The session ended with perhaps the most sobering answer of the day. Asked whether the public understands the time pressures facing policymakers, Fowler recalled a woman in a focus group who felt Labour might have some kind of plan, but that it would take two years - and she needed help now. She had children, SEND pressures and immediate cost-of-living concerns. She couldn't wait for national politicians to “get it together”.

That then, is the human reality behind policy impatience. Long-term transformation is absolutely necessary. But for lots of us, long-term transformation can sound like another way of saying: not yet.

This is the bind facing the North East, and the wider North too. The region needs deep, sustained, cross-system work on poverty, health, education, transport, housing, climate resilience and economic opportunity. It needs evidence, research, data, lived experience and institutional partnership. It needs the kind of infrastructure Insights North East is building.

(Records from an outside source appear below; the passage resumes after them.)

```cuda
int prior_eval_impl(const cbo_set_desc* h_sets, const cbo_set_desc* d_sets, int num_sets, int which, void* d_ws,
                    size_t ws_bytes, cudaStream_t st) {
    if (which == 1) return prior_rows_impl(h_sets, d_sets, num_sets, d_ws, ws_bytes, kPriorWsHeader, st);
    int dev = 0, sms = 0;
    CBO_CUDA(cudaGetDevice(&dev));
    CBO_CUDA(cudaDeviceGetAttribute(&sms, cudaDevAttrMultiProcessorCount, dev));
    const size_t slot = prior_slot_doubles(h_sets, num_sets);
    const size_t fixed = kPriorWsHeader + (size_t)kPartialFloor * kPartialDoubles * sizeof(double);
    const size_t per_cta = 4 * kPartialDoubles * sizeof(double) + slot * sizeof(double);
    size_t pair_bytes = pair_area_bytes(h_sets, num_sets);
    if (d_ws == nullptr || ws_bytes < fixed + per_cta + pair_bytes) pair_bytes = 0;
    PriorSplit split{0, 1, 0};
    if (pair_bytes > 0 && pair_items_total(h_sets, num_sets) >= sms) split.skip_pair = 1;
    if (split.skip_pair) {
        const int rc = prior_pair_impl(h_sets, d_sets, num_sets, reinterpret_cast<double*>(static_cast<unsigned char*>(d_ws) + kPriorWsHeader),
                                       sms, st);
        if (rc != 0) return rc;
    }
    long long tiles = 0;
    for (int s = 0; s < num_sets; ++s) {
        const cbo_set_desc& S = h_sets[s];
        if (prior_tiles(S, split) == 0) continue;
        for (int k = 0; k < (S.points ? 1 : S.d); ++k) {
            const long long pk = S.points ? S.g_total : (long long)S.p[k];
            CBO_REQUIRE(pk * (long long)S.n_obs_pad < 2147483647LL, "cbo_prior_eval: table %d of set %d too large", k, s);
        }
        CBO_REQUIRE((long long)CBO_PRIOR_TILE * S.n_obs_pad < 2147483647LL, "cbo_prior_eval: set %d n_obs_pad too large", s);
        tiles += prior_tiles(S, split);
    }
    if (tiles == 0) return 0;
    CBO_REQUIRE(d_ws != nullptr && ws_bytes >= fixed + per_cta + pair_bytes,
                "cbo_prior_eval: workspace of %zu bytes cannot hold one scratch slot (%zu bytes needed); see cbo_prior_workspace_bytes",
                ws_bytes, fixed + per_cta + pair_bytes);
    long long ctas = (long long)((ws_bytes - fixed - pair_bytes) / per_cta);
    if (ctas > sms) ctas = sms;
    auto count = [&](PriorSplit sp) {
        long long t = 0;
        for (int s = 0; s < num_sets; ++s) t += prior_items(h_sets[s], sp);
        return t;
    };
    if (tiles < 2 * ctas) {
        int nJmax = 1;
        for (int s = 0; s < num_sets; ++s)
            if (prior_tiles(h_sets[s], split) > 0 && prior_nJ(h_sets[s]) > nJmax) nJmax = prior_nJ(h_sets[s]);
        const long long budget = (long long)prior_partial_items(ctas) < 4 * ctas ? (long long)prior_partial_items(ctas) : 4 * ctas;
        for (int c = 1; c <= nJmax && nJmax > 1; ++c)
            if (count(PriorSplit{c, 1, split.skip_pair}) <= budget) { split.chunk = c; break; }
        if (split.chunk == 0) {
            split.nsplit = (int)((2 * ctas + tiles - 1) / tiles);
            while (split.nsplit > 1 && count(split) > (long long)prior_partial_items(ctas)) --split.nsplit;
        }
    }
    const long long total = count(split);
    const bool partial = split.chunk > 0 || split.nsplit > 1;
    CBO_REQUIRE(total < 2147483647LL, "cbo_prior_eval: too many work items");
    CBO_REQUIRE(!partial || (size_t)total <= prior_partial_items(ctas), "cbo_prior_eval: internal: partial buffer too small");
    const long long grid = ctas < total ? ctas : total;
    unsigned char* ws = reinterpret_cast<unsigned char*>(d_ws);
    double* partials = reinterpret_cast<double*>(ws + kPriorWsHeader + pair_bytes);
    double* scratch = partials + prior_partial_items(ctas) * kPartialDoubles;
    auto kern = split.chunk > 0 ? prior_eval_kernel<PriorCfgA, true> : prior_eval_kernel<PriorCfgA, false>;
    CBO_CUDA(allow_dynamic_smem(prior_eval_kernel<PriorCfgA, true>, PriorCfgA::SMEM));
    CBO_CUDA(allow_dynamic_smem(prior_eval_kernel<PriorCfgA, false>, PriorCfgA::SMEM));
    CBO_CUDA(cudaMemsetAsync(d_ws, 0, kPriorWsHeader, st));
    PriorBases pb;
    pb.n = num_sets <= kMaxBases ? num_sets : 0;
    pb.base[0] = 0;
    for (int s = 0; s < kMaxBases; ++s)
        pb.base[s + 1] = pb.base[s] + (s < pb.n ? (int)prior_items(h_sets[s], split) : 0);
    kern<<<(unsigned)grid, PriorCfgA::NT, PriorCfgA::SMEM, st>>>(d_sets, num_sets, split, pb, (int)total,
                                                                 reinterpret_cast<int*>(ws), partials, scratch, slot);
    note_launch();
    CBO_CUDA(cudaGetLastError());
    if (partial) {
        prior_finalize_kernel<<<(unsigned)(tiles < 1024 ? tiles : 1024), CBO_PRIOR_TILE, 0, st>>>(d_sets, num_sets, split, partials);
        note_launch();
        CBO_CUDA(cudaGetLastError());
    }
    return 0;
}

}
```

Baseline: 341,400.

## Emulate f64 prior quadratic form with int8 tcgen05 MMA via CRT moduli

Adds an int8 tensor-core path for the prior variance quadratic form. It scales f64 rows and the M matrix to integers, splits them into 16 small-modulus residues, runs tcgen05 kind::i8 MMAs per modulus, and rebuilds exact values with CRT before compensated f64 accumulation. It targets sets with large n_obs and many tiles, where the DMMA f64 path is compute-bound. The trade-off is heavy residue conversion and CRT work, plus a large per-CTA scratch workspace, and the path only triggers when that workspace fits.

After: 447,600 (median of 6 runs). +31.1%, better.

```diff
diff --git a/cbo_with_oop_b200/build.py b/cbo_with_oop_b200/build.py
--- a/cbo_with_oop_b200/build.py
+++ b/cbo_with_oop_b200/build.py
@@ -9,7 +9,7 @@
 CSRC = os.path.join(HERE, "csrc")
 INCLUDE = os.path.join(HERE, "..", "include")
 LIB = os.path.join(HERE, "libcbo_b200.so")
-SOURCES = ["api.cu", "tables.cu", "prior_precompute.cu", "prior_eval.cu", "prior_pair.cu", "prior_rows.cu", "posterior_fit.cu", "sweep.cu", "obs_gp_fit.cu", "sem.cu", "refine.cu"]
+SOURCES = ["api.cu", "tables.cu", "prior_precompute.cu", "prior_eval.cu", "prior_i8.cu", "prior_pair.cu", "prior_rows.cu", "posterior_fit.cu", "sweep.cu", "obs_gp_fit.cu", "sem.cu", "refine.cu"]
 HEADERS = ["cbo_common.cuh", "dmma_tile.cuh", "dmma_tma_tile.cuh", "prior_pair.cuh", os.path.join(INCLUDE, "cbo_b200.h")]
 NVCC_FLAGS = ["-gencode", "arch=compute_100a,code=sm_100a", "-O3", "-lineinfo", "-std=c++17",
               "-Xcompiler", "-fPIC", "-Xcompiler", "-fvisibility=hidden"]
diff --git a/cbo_with_oop_b200/csrc/prior_eval.cu b/cbo_with_oop_b200/csrc/prior_eval.cu
--- a/cbo_with_oop_b200/csrc/prior_eval.cu
+++ b/cbo_with_oop_b200/csrc/prior_eval.cu
@@ -1,5 +1,5 @@
 #include "dmma_tile.cuh"
-#include "prior_pair.cuh"
+#include "prior_i8.cuh"
 
 namespace cbo {
 
@@ -9,9 +9,9 @@
 constexpr int kKbPerJ = kMBlkRows / kBK;
 constexpr int kPartialFloor = 1024;
 
-struct PriorSplit { int chunk, nsplit, skip_pair; };
+struct PriorSplit { int chunk, nsplit, skip_pair, i8_min_tiles; };
 __host__ __device__ inline long long prior_tiles(const cbo_set_desc& S, PriorSplit sp) {
-    if (!computes_prior(S) || (sp.skip_pair && pair_eligible(S))) return 0;
+    if (!computes_prior(S) || (sp.skip_pair && pair_eligible(S)) || i8_eligible(S, sp.i8_min_tiles, sp.skip_pair)) return 0;
     return (S.g_count + CBO_PRIOR_TILE - 1) / CBO_PRIOR_TILE;
 }
 __host__ __device__ inline int prior_nJ(const cbo_set_desc& S) { return (S.n_obs + kMBlkRows - 1) / kMBlkRows; }
@@ -517,7 +517,14 @@
     const size_t grid = pair_area_bytes(h_sets, num_sets) + prior_partial_items(num_ctas) * kPartialDoubles * sizeof(double) +
                         (size_t)num_ctas * prior_slot_doubles(h_sets, num_sets) * sizeof(double);
     const size_t rows = prior_rows_workspace_bytes(h_sets, num_sets);
-    return kPriorWsHeader + (grid > rows ? grid : rows);
+    size_t i8 = 0;
+    for (int s = 0; s < num_sets; ++s)
+        if (i8_eligible(h_sets[s], 1, true)) {
+            const size_t b = prior_i8_workspace_bytes(h_sets[s], num_ctas);
+            if (b > i8) i8 = b;
+        }
+    const size_t big = grid > rows ? grid : rows;
+    return kPriorWsHeader + (big > i8 ? big : i8);
 }
 
 double prior_eval_flops_impl(const cbo_set_desc* h_sets, int num_sets, int num_sms) {
@@ -556,12 +563,28 @@
     const size_t per_cta = 4 * kPartialDoubles * sizeof(double) + slot * sizeof(double);
     size_t pair_bytes = pair_area_bytes(h_sets, num_sets);
     if (d_ws == nullptr || ws_bytes < fixed + per_cta + pair_bytes) pair_bytes = 0;
-    PriorSplit split{0, 1, 0};
+    PriorSplit split{0, 1, 0, 0};
     if (pair_bytes > 0 && pair_items_total(h_sets, num_sets) >= sms) split.skip_pair = 1;
     if (split.skip_pair) {
         const int rc = prior_pair_impl(h_sets, d_sets, num_sets, reinterpret_cast<double*>(static_cast<unsigned char*>(d_ws) + kPriorWsHeader),
                                        sms, st);
         if (rc != 0) return rc;
+    }
+    {
+        size_t need = 0;
+        for (int s = 0; s < num_sets; ++s)
+            if (i8_eligible(h_sets[s], 2 * sms, split.skip_pair)) {
+                const size_t b = prior_i8_workspace_bytes(h_sets[s], sms);
+                if (b > need) need = b;
+            }
+        if (need > 0 && d_ws != nullptr && ws_bytes >= kPriorWsHeader + need) {
+            split.i8_min_tiles = 2 * sms;
+            for (int s = 0; s < num_sets; ++s)
+                if (i8_eligible(h_sets[s], split.i8_min_tiles, split.skip_pair)) {
+                    const int rc = prior_i8_impl(h_sets[s], d_sets + s, static_cast<unsigned char*>(d_ws) + kPriorWsHeader, sms, st);
+                    if (rc != 0) return rc;
+                }
+        }
     }
     long long tiles = 0;
     for (int s = 0; s < num_sets; ++s) {
@@ -591,7 +614,7 @@
             if (prior_tiles(h_sets[s], split) > 0 && prior_nJ(h_sets[s]) > nJmax) nJmax = prior_nJ(h_sets[s]);
         const long long budget = (long long)prior_partial_items(ctas) < 4 * ctas ? (long long)prior_partial_items(ctas) : 4 * ctas;
         for (int c = 1; c <= nJmax && nJmax > 1; ++c)
-            if (count(PriorSplit{c, 1, split.skip_pair}) <= budget) { split.chunk = c; break; }
+            if (count(PriorSplit{c, 1, split.skip_pair, split.i8_min_tiles}) <= budget) { split.chunk = c; break; }
         if (split.chunk == 0) {
             split.nsplit = (int)((2 * ctas + tiles - 1) / tiles);
             while (split.nsplit > 1 && count(split) > (long long)prior_partial_items(ctas)) --split.nsplit;
diff --git a/cbo_with_oop_b200/csrc/prior_i8.cu b/cbo_with_oop_b200/csrc/prior_i8.cu
--- /dev/null
+++ b/cbo_with_oop_b200/csrc/prior_i8.cu
@@ -0,0 +1,410 @@
+#include "dmma_tile.cuh"
+#include "prior_i8.cuh"
+
+#include <cmath>
+
+namespace cbo {
+
+constexpr int kI8Mods = 16, kI8Stages = 4, kI8StageK = 128, kI8Threads = 192;
+constexpr unsigned kI8ABytes = 128 * kI8StageK, kI8BBytes = kI8Chunk * kI8StageK, kI8StageBytes = kI8ABytes + kI8BBytes;
+
+__constant__ int c_mod[kI8Mods] = {256, 255, 253, 251, 247, 241, 239, 233, 229, 227, 223, 217, 211, 199, 197, 193};
+__constant__ double c_inv_mod[kI8Mods] = {1.0 / 256, 1.0 / 255, 1.0 / 253, 1.0 / 251, 1.0 / 247, 1.0 / 241, 1.0 / 239, 1.0 / 233,
+                                          1.0 / 229, 1.0 / 227, 1.0 / 223, 1.0 / 217, 1.0 / 211, 1.0 / 199, 1.0 / 197, 1.0 / 193};
+__constant__ unsigned c_w[kI8Mods][4] = {
+    {0x02e00f01u, 0x38869293u, 0xc414656fu, 0x055a110au}, {0x1e9b2000u, 0xa14a062au, 0xfb6e9b40u, 0x247850d7u},
+    {0x1789df00u, 0xb05acfa5u, 0xe2f2d2c3u, 0x1fffd89au}, {0xbbbd6700u, 0x87f9916bu, 0xacf04661u, 0x19f80a3fu},
+    {0x100dd100u, 0xb97d6303u, 0x2b052a8bu, 0x16b10abbu}, {0x0d14b500u, 0xc1cc75f8u, 0x648a1736u, 0x00dc8191u},
+    {0x2799c800u, 0x4a076123u, 0x9b984ac8u, 0x1ff687bbu}, {0x7d646f00u, 0xc9cfaa52u, 0x134a76b4u, 0x29292a13u},
+    {0x151d0600u, 0xc340b57bu, 0x505de66cu, 0x05705dbeu}, {0x0d603f00u, 0xadc43fa0u, 0x2e79c7ffu, 0x16dca3fau},
+    {0x74905e00u, 0xdb0d2a75u, 0x43831857u, 0x0654790au}, {0xbb44ad00u, 0x490b99d0u, 0x89424a89u, 0x0d33892au},
+    {0xb8ff4e00u, 0xf617dc87u, 0x9aee4461u, 0x1b2745cfu}, {0xb14f0b00u, 0xb41649fbu, 0x86dd427cu, 0x096367ecu},
+    {0xd63c3900u, 0x0bcd579bu, 0xe8e217d6u, 0x1a57e7d4u}, {0x03d6f400u, 0x62cc34aeu, 0xf2435d63u, 0x18f40d0eu}};
+__constant__ unsigned c_p[4] = {0xa9b2e100u, 0x49e5694du, 0xbaccc54fu, 0x2984652cu};
+constexpr double kInvP = 1.8120609044457363e-38;
+static const int kModuliHost[kI8Mods] = {256, 255, 253, 251, 247, 241, 239, 233, 229, 227, 223, 217, 211, 199, 197, 193};
+
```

But it also needs to understand the public mood clearly. Not caricature it. Not fear or flatter it. Understand it.

The lesson from Northern Stage wasn't that policy should chase every gust of opinion. It was that policymaking without public legitimacy is increasingly fragile. The more complex the challenge, the more seriously people must be brought into the work early. The more long-term the solution, the more visible its short-term meaning must become. The more distant Westminster feels, the more important local trust becomes.

There's still civic capital in the North East. There's still massive amounts of pride, practical wisdom, institutional memory and community attachment. There are still lots of people who believe in place. But belief can't be assumed. It has to be earned.

That might be the real work now: not simply producing better evidence, but building the conditions in which evidence can be trusted, shared and acted upon.

Or, to borrow Richardson’s opening frame, perhaps the task is not to preach. It is to talk - properly, honestly, early, and with the people whose lives are supposed to change.